Towards Better Sample Efficiency in Multi-Agent Reinforcement Learning via Exploration
Amir Baghi, Jens Sjölund, Joakim Bergdahl, Linus Gisslén, Alessandro Sestini
TL;DR
The paper tackles the challenge of poor sample efficiency in multi-agent reinforcement learning by focusing on TiZero in a football setting. It introduces architectural improvements for computational efficiency and two exploration-driven augmentations: a self-supervised intrinsic reward (SSIR) and a random network distillation (RND) bonus, with RND showing an 18.8% gain in sample efficiency under a fixed data budget.
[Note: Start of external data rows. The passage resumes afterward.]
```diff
+    const int t = threadIdx.x;
+    int swz = xcd_swizzle(blockIdx.x, gridDim.x);
+    int tile_n, tile_m, cls, split;
+    decode_tile(d, swz, tiles_n, tiles_m, tile_n, tile_m, cls, split);
+
+    const int H = d.H, W = d.W, cin_pad = d.cin_pad;
+    const int tiles_x = (d.Qw + 31) >> 5, tiles_y = (d.Qh + 7) >> 3;
+    const int tx = tile_m % tiles_x, tq = tile_m / tiles_x;
+    const int ty = tq % tiles_y, n = tq / tiles_y;
+    const int iy_org = ty * 8 - d.pad_y[0], ix_org = tx * 32 - d.pad_x[0];
+
+    const int k4 = t & 7;
+    const int r0 = t >> 3;
+    const int nchunks = d.kpad / (BK * NTAP);
+    const int nslabs = nchunks * NPH;
+
+    const int lane = t & 63;
+    const int wave = __builtin_amdgcn_readfirstlane(t >> 6);
+    const int wm = wave / WAVES_N, wn = wave - wm * WAVES_N;
+    const int nbt = d.cout_pad >> 5, kst = d.kpad >> 4;
+    const size_t wplane = (size_t)d.nclass * nbt * kst * 512;
+    const __amdgpu_buffer_rsrc_t wrsrc = make_rsrc(d.w_split, (unsigned)(wplane * NSB * sizeof(elem_t)));
+    const unsigned wbase = (unsigned)(((size_t)(tile_n * NCB + wave) * kst * 512) * sizeof(elem_t));
+    const __amdgpu_buffer_rsrc_t arsrc = make_rsrc(d.in, (unsigned)((size_t)d.N * H * W * d.in_ld * sizeof(float)));
+    const unsigned ld4 = (unsigned)d.in_ld * 4u;
+
+    constexpr int NGR = 3, GR = NLD / NGR;
+    static_assert(NGR * GR == NLD, "");
+    f32x4 areg[GR];
+    x8 breg[2][NLB];
+    float amax = 0.f;
+
+    unsigned hoff[NLD];
+#pragma unroll
+    for (int i = 0; i < NLD; ++i) {
+        const int hp = r0 + 64 * i;
+        const int hy = hp / HW, hx = hp - hy * HW;
+        const int iy = iy_org + hy, ix = ix_org + hx;
+        const bool ok = hp < HROWS && (unsigned)iy < (unsigned)H && (unsigned)ix < (unsigned)W;
+        hoff[i] = ok ? (unsigned)((n * H + iy) * W + ix) * ld4 + (unsigned)(d.in_coff + k4 * 4) * 4u : 0xFFFFFFF0u;
+    }
+
+    auto load_A = [&](const int grp, const int chunk) {
+        const bool kv = chunk * BK + k4 * 4 < cin_pad;
+        const unsigned coff = (unsigned)chunk * (BK * 4u);
+#pragma unroll
+        for (int i = 0; i < GR; ++i)
+            areg[i] = buffer_load16<f32x4>(arsrc, (kv && hoff[GR * grp + i] != 0xFFFFFFF0u) ? hoff[GR * grp + i] + coff : 0xFFFFFFF0u, 0u);
+    };
+    auto store_A = [&](const int i, const int buf) {
+        x4 sp[NSA];
+        split_act<MODE>(areg[i % GR], sp, amax);
+        const int row = r0 + 64 * i;
+        if (row < HROWS) {
+#pragma unroll
+            for (int p = 0; p < NSA; ++p)
+                *reinterpret_cast<x4*>(&As[buf * ABUF + p * PLANE + row * LDS_LDH + (((k4 >> 1) ^ lds_swz(row)) << 3) + ((k4 & 1) << 2)]) = sp[p];
+        }
+    };
+    auto load_B = [&](const int g, const int set) {
+        const int sc = min(g, nslabs - 1);
+#pragma unroll
+        for (int p = 0; p < NLB; ++p)
+            breg[set][p] = buffer_load16<x8>(wrsrc, (unsigned)lane * 16u, wbase + (unsigned)(((size_t)p * wplane + (size_t)sc * 512) * sizeof(elem_t)));
+    };
+    auto store_B = [&](const int slot, const int set) {
+#pragma unroll
+        for (int p = 0; p < NLB; ++p) *reinterpret_cast<x8*>(&Bs[slot * SBUF + (p * NCB + wave) * 512 + lane * 8]) = breg[set][p];
+        *reinterpret_cast<x8*>(&Bs[slot * SBUF + (NLB * NCB + wave) * 512 + lane * 8]) = derive_weight_plane<MODE>(breg[set][0]);
+    };
+
+    int hbase[TM];
+#pragma unroll
+    for (int a = 0; a < TM; ++a) hbase[a] = (wm * TM + a) * HW + (lane & 31);
+    x8 af0[2][TM], af1[TM];
+    x8 bf[NSB];
+    auto read_A = [&](const int p, const int a, const int m, const int abuf, const int toff) {
+        const int hrow = hbase[a] + toff;
+        const x8 v = *reinterpret_cast<const x8*>(&As[abuf * ABUF + p * PLANE + hrow * LDS_LDH + (((2 * m + (lane >> 5)) ^ lds_swz(hrow)) << 3)]);
+        if (p == 0) af0[m][a] = v; else af1[a] = v;
+    };
+    auto read_B = [&](const int p, const int b, const int slot) {
+        bf[p] = *reinterpret_cast<const x8*>(&Bs[slot * SBUF + (p * NCB + wn * TN + b) * 512 + lane * 8]);
+    };
+
+    constexpr int EP = 4, CW = TN / EP;
+    f32x16 acc[EP][TM][CW];
+#pragma unroll
+    for (int h = 0; h < EP; ++h)
+#pragma unroll
+        for (int a = 0; a < TM; ++a)
+#pragma unroll
+            for (int b = 0; b < CW; ++b)
+#pragma unroll
+                for (int r = 0; r < 16; ++r) acc[h][a][b][r] = 0.f;
+
+    load_B(0, 0);
+    load_B(1, 1);
+#pragma unroll
+    for (int grp = 0; grp < NGR; ++grp) {
+        load_A(grp, 0);
+#pragma unroll
+        for (int i = 0; i < GR; ++i) store_A(GR * grp + i, 0);
+    }
+    store_B(0, 0);
+    store_B(1, 1);
+    load_B(2, 1);
+    __syncthreads();
+#pragma unroll
+    for (int p = 0; p < NSA; ++p)
+#pragma unroll
+        for (int a = 0; a < TM; ++a) read_A(p, a, 0, 0, 0);
+#pragma unroll
+    for (int p = 0; p < NSB; ++p) read_B(p, 0, 0);
+
+    constexpr int NMB = NT * TM;
+    static_assert(NMB == 6 && TM == 2 && NSA == 2, "the in-place refills below are written for this product order");
+    constexpr int APER = NPH / NGR;
+
+    auto slab = [&](const int chunk, auto ph_tag) {
+        constexpr int PH = decltype(ph_tag)::value;
+        constexpr int tp = PH / 2, m = PH & 1, R3 = PH % 3, S2 = PH & 1;
+        const int cur = chunk & 1;
+        const int g = chunk * NPH + PH;
+        constexpr int toff = (tp / KW) * HW + (tp % KW);
+        constexpr int ntp = (tp + 1) % NTAP;
+        constexpr int ntoff = m ? (ntp / KW) * HW + (ntp % KW) : toff;
+        const int nbuf = PH == NPH - 1 ? cur ^ 1 : cur;
+        constexpr int grp = PH / APER, gs = PH - grp * APER - (4 - grp / 2);
+#pragma unroll
+        for (int a = 0; a < TM; ++a) asm volatile("" : "+v"(hbase[a]));
+#pragma unroll
+        for (int b = 0; b < TN; ++b)
+#pragma unroll
+            for (int i = 0; i < NMB; ++i) {
+                const int q = i / TM, a = i - q * TM;
+                acc[b / CW][a][b % CW] = split_mfma<MODE>(bf[SM::PB[q]], SM::PA[q] ? af1[a] : af0[m][a], acc[b / CW][a][b % CW]);
+                __builtin_amdgcn_sched_barrier(0);
+#ifndef VPS_KO_H8W_NOB
+                if (b == 0 && i == 0) load_B(g + 3, S2);
+                if (b == 2 && i == 2) store_B((R3 + 2) % 3, S2 ^ 1);
+#endif
+#ifndef VPS_KO_H8W_NOA
+                if (b == 1 && i == 2 && gs >= 0 && gs < GR) store_A(GR * grp + gs, cur ^ 1);
+                if (b == 2 && i == 4 && PH % APER == 0) load_A(grp, chunk + 1);
+#endif
+                if (a == TM - 1) read_B(SM::PB[q], (b + 1) % TN, b == TN - 1 ? (R3 + 1) % 3 : R3);
+                if (b == 2 && (i == 3 || i == 4)) read_A(0, i - 3, m ^ 1, nbuf, ntoff);
+                if (b == 3 && (i == 2 || i == 3)) read_A(1, i - 2, m ^ 1, nbuf, ntoff);
+                __builtin_amdgcn_sched_barrier(0);
+            }
+        __syncthreads();
+    };
+
+    for (int chunk = 0; chunk < nchunks; ++chunk)
+        static_for_p<NPH>([&](auto phc) { slab(chunk, std::integral_constant<int, decltype(phc)::value>{}); });
+
+    report_range<MODE>(d, amax);
+#pragma unroll
+    for (int h = 0; h < EP; ++h)
+        conv_epilogue<TM, CW, CW * 32, true, 5>(d, acc[h], tiles_m * 256, tile_m, (tile_n * WAVES_N + wn) * EP + h, cls, split, 0, 0, wm, 0, lane, 0);
+}
+
+}
+
+__attribute__((visibility("hidden")))
+void vpsi_launch_conv_h8w(const vps_conv_desc& d, const conv_plan& p, hipStream_t s) {
+    hipLaunchKernelGGL(conv_mfma_h8w_kernel, dim3(p.grid), dim3(p.block), 0, s, d, p.tiles_m, p.tiles_n);
 }
 
 __attribute__((visibility("hidden")))
diff --git a/vps_amd/csrc/conv_mfma.hip b/vps_amd/csrc/conv_mfma.hip
--- a/vps_amd/csrc/conv_mfma.hip
+++ b/vps_amd/csrc/conv_mfma.hip
@@ -757,13 +757,16 @@
     const auto on = [](const char* name) { const char* const e = getenv(name); return !(e && atoi(e) == 0); };
     const auto not0 = [](const char* name) { const char* const e = getenv(name); return !(e && e[0] == '0'); };
     static const bool s2_halo = not0("VPS_S2_HALO"), thin = on("VPS_THIN"), debug_occ = getenv("VPS_DEBUG_OCC") != nullptr;
-    conv_switches sw = {true, true, true, true, s2_halo, thin, debug_occ};
+    conv_switches sw = {true, true, true, true, s2_halo, thin, debug_occ, 1};
     if (d.prec != VPS_PREC_F16X3) return sw;
     if (d.tile_n == 32) {
         if (d.cout > 16) sw.n32 = not0("VPS_N32");
         else if (d.nclass == 4) sw.n16t = on("VPS_N16T");
     } else if (d.tile_n <= 128 && d.KH == 1) sw.pw = on("VPS_PW");
-    else if (d.tile_n == 128 && d.KH == 3 && d.stride == 1) sw.h8p = on("VPS_H8P");
+    else if (d.tile_n == 128 && d.KH == 3 && d.stride == 1) {
+        sw.h8p = on("VPS_H8P");
+        if (const char* const e = getenv("VPS_H8W")) sw.h8w = atoi(e);
+    }
     return sw;
 }
 
@@ -800,6 +803,7 @@
         case CONV_K_N16T: case CONV_K_N32: case CONV_K_N16: vpsi_launch_conv_n16(d, p, s); break;
         case CONV_K_H8S2: vpsi_launch_conv_h8s2(d, p, s); break;
         case CONV_K_H8P: vpsi_launch_conv_h8p(d, p, s); break;
+        case CONV_K_H8W: vpsi_launch_conv_h8w(d, p, s); break;
         case CONV_K_H8: vpsi_launch_conv_h8(d, p, s); break;
         case CONV_K_PW: vpsi_launch_conv_pw(d, p, s); break;
         case CONV_K_Q: vpsi_launch_conv_q(d, p, s); break;
diff --git a/vps_amd/csrc/conv_plan.cpp b/vps_amd/csrc/conv_plan.cpp
--- a/vps_amd/csrc/conv_plan.cpp
+++ b/vps_amd/csrc/conv_plan.cpp
@@ -101,8 +101,9 @@
 
 const char* vpsi_conv_kernel_name(int kernel) {
     static const char* const names[] = {"none", "small3x3v", "small_batched", "small", "thin", "dcn256", "n16t", "n32", "n16",
-                                        "h8s2", "h8p", "h8", "halo", "pw", "q", "f32", "bf16p"};
-    return kernel >= 0 && kernel <= CONV_K_BF16P ? names[kernel] : "?";
+                                        "h8s2", "h8p", "h8", "halo", "pw", "q", "f32", "bf16p", "h8w"};
+    static_assert(sizeof(names) / sizeof(names[0]) == CONV_K_COUNT, "one name per kernel id");
+    return kernel >= 0 && kernel < CONV_K_COUNT ? names[kernel] : "?";
 }
 
 int vpsi_conv_check(const vps_conv_desc& d) {
@@ -160,8 +161,10 @@
     const bool halo = d.prec != VPS_PREC_F32 && !d.offset && d.stride == 1 && d.korder == 1 && d.KH == d.KW && (d.KH == 3 || d.KH == 2) &&
                       tiles2d * 128 * 2 <= (long)M * 3 && (d.ksplit == 1 || chunk_split);
     const long tiles2d8 = (long)d.N * ((d.Qh + 7) / 8) * ((d.Qw + 31) / 32);
-    const bool h8 = halo && BN == 128 && two_plane(d.prec) && tiles2d8 * 256 * 2 <= (long)M * 3 &&
-                    tiles2d8 * tiles_n * d.nclass * d.ksplit >= 256 && ksteps / ntap >= H8_MIN_CHUNKS;
+    const bool h8_forced = sw.h8w >= 2 && sw.h8p && d.prec == VPS_PREC_F16X3 && BN == 128 && !d.offset && d.stride == 1 && d.korder == 1 &&
+                           d.KH == 3 && d.KW == 3 && d.ksplit == 1 && tiles2d8 * tiles_n * d.nclass <= 0x7fffffffL;
+    const bool h8 = h8_forced || (halo && BN == 128 && two_plane(d.prec) && tiles2d8 * 256 * 2 <= (long)M * 3 &&
+                                  tiles2d8 * tiles_n * d.nclass * d.ksplit >= 256 && ksteps / ntap >= H8_MIN_CHUNKS);
     const bool h8s2 = sw.s2_halo && (BN == 128 || BN == 64) && two_plane(d.prec) && !d.offset &&
                       d.stride == 2 && d.nclass == 1 && d.korder == 1 && d.KH == d.KW && (d.KH == 3 || d.KH == 5) &&
                       d.pad_y[0] == d.KH / 2 && d.pad_x[0] == d.KW / 2 && tiles2d8 * 256 * 2 <= (long)M * 3 &&
@@ -180,6 +183,10 @@
     } else if (h8) {
         p.kernel = sw.h8p && d.prec == VPS_PREC_F16X3 && d.KH == 3 ? CONV_K_H8P : CONV_K_H8;
         p.tiles_m = (int)tiles2d8; p.block = 512; p.grid = (unsigned)(tiles2d8 * tiles_n * d.nclass * d.ksplit);
+        if (p.kernel == CONV_K_H8P && sw.h8w && sw.h8w != 3 && d.cout_pad % 256 == 0 && d.ksplit == 1 && !d.gn_stats && d.nclass == 1 &&
+            (sw.h8w == 2 || tiles2d8 * (d.cout_pad / 256) >= 256)) {
+            p.kernel = CONV_K_H8W; p.tiles_n = d.cout_pad / 256; p.grid = (unsigned)(tiles2d8 * p.tiles_n);
+        }
     } else if (halo) {
         const long nblk2 = tiles2d * tiles_n * d.nclass * d.ksplit;
         if (nblk2 > 0x7fffffffL) return fail(p, 21);
diff --git a/vps_amd/csrc/conv_plan.h b/vps_amd/csrc/conv_plan.h
--- a/vps_amd/csrc/conv_plan.h
+++ b/vps_amd/csrc/conv_plan.h
@@ -24,6 +24,8 @@
     CONV_K_Q,
     CONV_K_F32,
     CONV_K_BF16P,
+    CONV_K_H8W,
+    CONV_K_COUNT
 };
 
 struct conv_plan {
@@ -58,6 +60,7 @@
     bool s2_halo;
     bool thin;
     bool debug_occ;
+    int h8w;
 };
 
 struct conv_thin_shape { int c4, ks, s, ph; };
@@ -73,6 +76,7 @@
 void vpsi_launch_conv_n16(const vps_conv_desc& d, const conv_plan& p, hipStream_t s);
 void vpsi_launch_conv_h8(const vps_conv_desc& d, const conv_plan& p, hipStream_t s);
 void vpsi_launch_conv_h8p(const vps_conv_desc& d, const conv_plan& p, hipStream_t s);
+void vpsi_launch_conv_h8w(const vps_conv_desc& d, const conv_plan& p, hipStream_t s);
 void vpsi_launch_conv_h8s2(const vps_conv_desc& d, const conv_plan& p, hipStream_t s);
 void vpsi_launch_conv_pw(const vps_conv_desc& d, const conv_plan& p, hipStream_t s);
 void vpsi_launch_conv_q(const vps_conv_desc& d, const conv_plan& p, hipStream_t s);
```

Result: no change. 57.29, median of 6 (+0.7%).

Through curriculum self-play experiments and qualitative gameplay evaluations against a heuristic baseline, the study finds that RND promotes a more offensive and confident playstyle, while SSIR can bias strategies toward possession. The findings suggest that well-designed exploration bonuses, particularly RND, can make advanced multi-agent policies more tractable in complex team-based environments and likely generalize beyond football scenarios.
Abstract
Multi-agent reinforcement learning has shown promise in learning cooperative behaviors in team-based environments. However, such methods often demand extensive training time. For instance, the state-of-the-art method TiZero takes 40 days to train high-quality policies for a football environment. In this paper, we hypothesize that better exploration mechanisms can improve the sample efficiency of multi-agent methods. We propose two different approaches for better exploration in TiZero: a self-supervised intrinsic reward and a random network distillation bonus. Additionally, we introduce architectural modifications to the original algorithm to enhance TiZero's computational efficiency. We evaluate the sample efficiency of these approaches through extensive experiments. Our results show that random network distillation improves training sample efficiency by 18.8% compared to the original TiZero. Furthermore, we evaluate the qualitative behavior of the models produced by both variants against a heuristic AI, with the self-supervised reward encouraging possession and random network distillation leading to a more offensive performance. Our results highlights the applicability of our random network distillation variant in practical settings. Lastly, due to the nature of the proposed method, we acknowledge its use beyond football simulation, especially in environments with strong multi-agent and strategic aspects.